Haddock Beatrix, Pletcher Alix, Blair-Stahn Nathaniel, Keyes Os, Kappel Matt, Bachmeier Steve, Lutze Syl, Albright James, Bowman Alison, Kinuthia Caroline, Burke-Conte Zeb, Mudambi Rajan, Flaxman Abraham
Institute for Health Metrics and Evaluation, University of Washington, Seattle, Washington, 98195, USA.
Gates Open Res. 2024 Oct 18;8:36. doi: 10.12688/gatesopenres.15418.2. eCollection 2024.
Entity resolution (ER) is the process of identifying and linking records that refer to the same real-world entity. ER is a fundamental challenge in data science, and a common barrier to ER research and development is that the data fields used for this fuzzy matching are personally identifiable information, such as name, address, and date of birth. The necessary restrictions on accessing and sharing these authentic data have slowed the work in developing, testing, and adopting new methods and software for ER. We recently released , a Python package that allows users to generate simulated datasets with configurable noise approaching the scale and complexity of the data on which large organizations and federal agencies, like the US Census Bureau regularly perform ER. With pseudopeople, researchers can develop new algorithms and software for ER of US population data without needing access to personal and confidential information.
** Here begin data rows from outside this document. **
static int try_update_args(plv_ctx *ctx, const plv_state_view *st, const plv_try_update *io) {
  if (!ctx || !st || !io || !io->opt_points || !io->dx_points || !io->res_points || (io->n_var > 0 && !io->vars)) return PLV_E_BADARG;
  if (io->opt_lines && (!io->dx_lines || !io->res_lines)) return PLV_E_BADARG;
  if (io->opt_points->max_slam > 0) {
    plv::set_last_error("plv_camera_try_update: max_slam > 0 needs the two-call form (plv_slam_update in between)");
    return PLV_E_BADARG;
  }
// ... 18 lines not shown
  T->early_st = io->opt_lines ? st : nullptr;
  T->early_lines = io->opt_lines;
  T->early_cap = io->line_cap;
  T->chain_ok = false;
  plv_ctx::ChainState &ch = ctx->chain;
  ch.ready = false;
  if (io->opt_lines && io->n_var > 0 && st->dt_state_id < 0 && !io->opt_lines->cpi) {
    const int N = st->n_clones;
    auto find = [&](int kind, int id, int size) -> const plv_state_var * {
      for (int i = 0; i < io->n_var; ++i)
        if (io->vars[i].kind == kind && io->vars[i].id == id && (kind == PLV_VAR_QUAT || io->vars[i].size == size)) return &io->vars[i];
      return nullptr;
    };
    bool okc = true;
    ch.q.assign(4 * (size_t)N, 0.0), ch.ids.assign(N + 3, -1);
    for (int i = 0; i < N && okc; ++i) {
      const int sid = st->clone_state_id[i];
      const plv_state_var *vq = find(PLV_VAR_QUAT, sid, 3), *vp = find(PLV_VAR_VEC, sid + 3, 3);
      const double *vR = st->clone_R + 9 * (size_t)i, *vP = st->clone_p + 3 * (size_t)i;
      okc = sid >= 0 && vq && vp && (vq->out == vR || vq->mirror == vR) && (vp->val == vP || vp->mirror == vP);
      if (okc) std::copy(vq->val, vq->val + 4, ch.q.begin() + 4 * (size_t)i), ch.ids[i] = sid;
    }
    if (okc && st->extrinsic_state_id >= 0) {
      const plv_state_var *vq = find(PLV_VAR_QUAT, st->extrinsic_state_id, 3), *vp = find(PLV_VAR_VEC, st->extrinsic_state_id + 3, 3);
      okc = vq && vp;
      if (okc) std::copy(vq->val, vq->val + 4, ch.qe), ch.ids[N] = st->extrinsic_state_id;
    }
    if (okc && st->intrinsic_state_id >= 0) {
      okc = find(PLV_VAR_VEC, st->intrinsic_state_id, 8) != nullptr;
      ch.ids[N + 1] = st->intrinsic_state_id;
    }
    ch.ready = okc;
  }
  plv::frame_mark("@ try_update: chain state ready");
  ctx->wait_poll = io->opt_lines ? poll_line_pool : nullptr;
  ctx->wait_poll_arg = ctx;
  int rc = plv_camera_update_points(ctx, st, io->opt_points, io->dx_points, io->res_points, io->msckf_ids, io->msckf_accepted, io->p_FinG);
  ctx->wait_poll = nullptr;
  ch.ready = false;
  T->defer_db = false;
  T->early_st = nullptr, T->early_lines = nullptr;
  bool chained = io->opt_lines && plv_camera_lines_job_pending(ctx);
  if (chained && (plv_update_state(ctx)->last_route >= 5 || io->res_points->status != PLV_OK)) {
    if (plv_update_state(ctx)->last_route >= 5) ++plv::counters().route[6];
    plv_camera_lines_job_abort2(ctx, rc == PLV_OK ? 1 : 0);
    chained = false;
  }
  const int rc_lf = rc == PLV_OK && io->opt_lines && !chained ? plv_camera_get_line_features(ctx, st) : PLV_OK;
  plv::frame_mark("@ update_points returned");
  if (rc == PLV_OK) rc = apply(*io->res_points, io->dx_points);
  if (rc == PLV_OK) rc = rc_lf;
  if (rc == PLV_OK && io->opt_lines) {
    rc = plv_line_tracker_feed_wait(ctx);
    io->line_db_size = plv_line_db_size_after_feed(ctx);
    if (rc == PLV_OK) {
      plv_line_defer_finish(ctx, 1);
      rc = plv_camera_update_lines(ctx, st, io->opt_lines, io->dx_lines, io->res_lines, io->line_ids, io->line_accepted, io->line_FinG,
                                   io->line_cap);
      plv_line_defer_finish(ctx, 0);
      plv::frame_mark("@ update_lines returned");
    }
    plv_tracker_run_deferred(ctx);
    if (rc == PLV_OK) rc = apply(*io->res_lines, io->dx_lines);
    plv::frame_mark("@ line dx applied");
  }
  if (rc != PLV_OK && io->opt_lines) {
    if (plv_camera_lines_job_pending(ctx)) plv_camera_lines_job_abort(ctx);
    plv_line_pool_discard(ctx);
  }
  plv_tracker_run_deferred(ctx);
  return rc;
}
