__global__ void __launch_bounds__(FIDX_THREADS)
k_build_fine_index(const int *ptiles, int n_ptiles, const uint32_t *key, const float *t0, const float *t1, const float *t2,
                   const uint32_t *tile_start, const uint32_t *tile_count, uint32_t *fine_start, float4 *spos, uint32_t *key_copy) {
	__shared__ uint32_t cnt[FIDX_CNT];
	__shared__ uint32_t wsum[FIDX_THREADS / 64];
	__shared__ float4 stage[FIDX_STAGE];
	static_assert(FIDX_CNT % FIDX_THREADS == 0 && FIDX_STAGE % FIDX_THREADS == 0, "index kernel sizing");
	constexpr int PER = FIDX_CNT / FIDX_THREADS;
	auto fine_of = [&](uint32_t i, int l[3], float t[3]) -> int {
		const uint32_t k = key[i];
		l[0] = (int)(k & 7); l[1] = (int)((k >> 3) & 7); l[2] = (int)((k >> 6) & 7);
		t[0] = t0[i]; t[1] = t1[i]; t[2] = t2[i];
		return fine_coord(l[0], t[0]) + FT * (fine_coord(l[1], t[1]) + FT * fine_coord(l[2], t[2]));
	};
	constexpr int RPT = FIDX_STAGE / FIDX_THREADS;
	for (int slot = blockIdx.x; slot < n_ptiles; slot += gridDim.x) {
		const int tile = ptiles[slot];
		const uint32_t b = tile_start[tile], e = b + tile_count[tile];
		const bool staged = e - b <= FIDX_STAGE;
#pragma unroll
		for (int k = 0; k < PER; ++k) cnt[threadIdx.x + FIDX_THREADS * k] = 0;
		__syncthreads();
		uint32_t rf[RPT];
		float r0[RPT], r1[RPT], r2[RPT];
		if (staged) {
#pragma unroll
			for (int r = 0; r < RPT; ++r) {
				const uint32_t i = b + threadIdx.x + FIDX_THREADS * r;
				rf[r] = 0xFFFFFFFFu;
				if (i < e) {
					int l[3];
					float t[3];
					const int f = fine_of(i, l, t);
					rf[r] = ((uint32_t)f << 9) | (uint32_t)(l[0] | (l[1] << 3) | (l[2] << 6));
					r0[r] = t[0]; r1[r] = t[1]; r2[r] = t[2];
					atomicAdd(&cnt[f], 1u);
				}
			}
		} else {
			for (uint32_t i = b + threadIdx.x; i < e; i += FIDX_THREADS) {
				int l[3];
				float t[3];
				atomicAdd(&cnt[fine_of(i, l, t)], 1u);
			}
		}
		__syncthreads();
		uint32_t c[PER], incl = 0;
#pragma unroll
		for (int k = 0; k < PER; ++k) {
			c[k] = cnt[PER * threadIdx.x + k];
			incl += c[k];
		}
		const uint32_t sum = incl;
		const int lane = threadIdx.x & 63, wid = threadIdx.x >> 6;
#pragma unroll
		for (int o = 1; o < 64; o <<= 1) {
			uint32_t t = __shfl_up(incl, o, 64);
			if (lane >= o) incl += t;
		}
		if (lane == 63) wsum[wid] = incl;
		__syncthreads();
		uint32_t ex = b + incl - sum;
		for (int w = 0; w < wid; ++w) ex += wsum[w];
		__syncthreads();
#pragma unroll
		for (int k = 0; k < PER; ++k) {
			const int f = PER * threadIdx.x + k;
			cnt[f] = ex;
			if (f <= FT3) fine_start[(size_t)tile * FT_STRIDE + f] = ex;
			ex += c[k];
		}
		__syncthreads();
		if (staged) {
#pragma unroll
			for (int r = 0; r < RPT; ++r)
				if (rf[r] != 0xFFFFFFFFu) {
					const uint32_t at = atomicAdd(&cnt[rf[r] >> 9], 1u);
					stage[at - b] = fine_record((int)(rf[r] & 7), (int)((rf[r] >> 3) & 7), (int)((rf[r] >> 6) & 7), r0[r], r1[r], r2[r],
					                            b + threadIdx.x + FIDX_THREADS * r);
				}
			if (key_copy) {
#pragma unroll
				for (int r = 0; r < RPT; ++r)
					if (rf[r] != 0xFFFFFFFFu) key_copy[b + threadIdx.x + FIDX_THREADS * r] = ((uint32_t)tile << 9) | (rf[r] & 511u);
			}
			__syncthreads();
			for (uint32_t k = threadIdx.x; k < e - b; k += FIDX_THREADS) spos[b + k] = stage[k];
		} else {
			for (uint32_t i = b + threadIdx.x; i < e; i += FIDX_THREADS) {
				int l[3];
				float t[3];
				const uint32_t at = atomicAdd(&cnt[fine_of(i, l, t)], 1u);
				spos[at] = fine_record(l[0], l[1], l[2], t[0], t[1], t[2], i);
				if (key_copy) key_copy[i] = key[i];
			}
		}
		__syncthreads();
	}
}

__device__ inline int fine_source(const GridDims &g, const uint32_t *tile_count, int tx, int ty, int tz, int gx, int gy, int gz, int &fx,
                                  int &fy, int &fz) {
	const int dx = gx < 0 ? -1 : (gx >= FT ? 1 : 0), dy = gy < 0 ? -1 : (gy >= FT ? 1 : 0), dz = gz < 0 ? -1 : (gz >= FT ? 1 : 0);
	fx = gx - FT * dx; fy = gy - FT * dy; fz = gz - FT * dz;
	const int x = tx + dx, y = ty + dy, z = tz + dz;
	if ((unsigned)x >= (unsigned)g.ntx || (unsigned)y >= (unsigned)g.nty || (unsigned)z >= (unsigned)g.ntz) return -1;
	const int tile = x + g.ntx * (y + g.nty * z);
	return tile_count[tile] ? tile : -1;
}

__device__ inline void correct_collide_record(size_t rk, const ParticleSoA &p, uint32_t *out_key, float *out_tx, float *out_ty, float *out_tz,
                                              const GridDims &g, const uint8_t *solid, const uint32_t *tile_count, const uint32_t *fine_start,
                                              const float4 *spos, const MoveParams &mp, const uint32_t *only_flagged, const int *tile_pslot,
                                              int p_off, const uint32_t *key_before) {
	const float4 me = spos[rk];
	const size_t i = __float_as_uint(me.w);
	const uint32_t key_i = key_before ? key_before[i] : p.key[i];
	if (key_i == 0xFFFFFFFFu) return;
	const int tile = (int)(key_i >> 9);
	const int l[3] = {(int)(key_i & 7), (int)((key_i >> 3) & 7), (int)((key_i >> 6) & 7)};
	const float t[3] = {__uint_as_float(__float_as_uint(me.x) & 0x3FFFFFFFu), __uint_as_float(__float_as_uint(me.y) & 0x3FFFFFFFu),
// ... 63 lines not shown
                   const uint8_t *solid, const uint32_t *tile_count, const uint32_t *fine_start, const float4 *spos, MoveParams mp,
                   const uint32_t *only_flagged, const int *tile_pslot, int p_off, const uint32_t *key_before) {
	if (only_flagged && only_flagged[0] == 0) return;
	for (size_t rk = (size_t)blockIdx.x * blockDim.x + threadIdx.x; rk < n; rk += (size_t)gridDim.x * blockDim.x)
		correct_collide_record(rk, p, out_key, out_tx, out_ty, out_tz, g, solid, tile_count, fine_start, spos, mp, only_flagged, tile_pslot,
		                       p_off, key_before);
}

We created the simulated population data available for noising with pseudopeople using our Vivarium simulation platform. Our model simulates individuals and their families, households, and employment dynamics over time, which we observe through simulated censuses, surveys, and administrative data collection systems.
Our simulation process produced over 900 gigabytes of simulated censuses, surveys, and administrative data for pseudopeople, representing hundreds of millions of simulants. A sample simulated population of thousands of simulants is now openly available to all users of the pseudopeople package, and large-scale simulated populations of millions and hundreds of millions of simulants are also available by online request through GitHub. These simulated population data are structured for use by the pseudopeople package, which includes additional affordances to add various kinds of noise to the data to provide realistic, sharable challenges for ER researchers.
实体解析(ER)是指识别和链接记录的过程,这些记录指的是同一现实世界实体。ER 是数据科学中的一个基本挑战,而 ER 研究和开发的一个常见障碍是,用于这种模糊匹配的数据字段是个人身份信息,如姓名、地址和出生日期。访问和共享这些真实数据的必要限制,已经减缓了开发、测试和采用新的 ER 方法和软件的工作。我们最近发布了 ,这是一个 Python 包,允许用户生成具有可配置噪声的模拟数据集,这些噪声接近大型组织和联邦机构(如美国人口普查局)定期执行 ER 的数据的规模和复杂性。有了伪人,研究人员可以在不需要访问个人和机密信息的情况下,为美国人口数据的 ER 开发新的算法和软件。
我们使用 Vivarium 模拟平台创建了可用于对伪人进行噪声处理的模拟人口数据。我们的模型模拟了个人及其家庭、家庭和就业动态随时间的变化,我们通过模拟人口普查、调查和行政数据收集系统来观察这些变化。
我们的模拟过程为伪人生成了超过 900GB 的模拟人口普查、调查和行政数据,代表了数亿个模拟人。现在,数以千计的模拟人样本的模拟人口对伪人包的所有用户开放,而数百万和数亿个模拟人的大规模模拟人口也可以通过 GitHub 在线请求获得。这些模拟人口数据是为伪人包设计的,该包还包括了向数据添加各种噪声的额外功能,为 ER 研究人员提供了现实、可共享的挑战。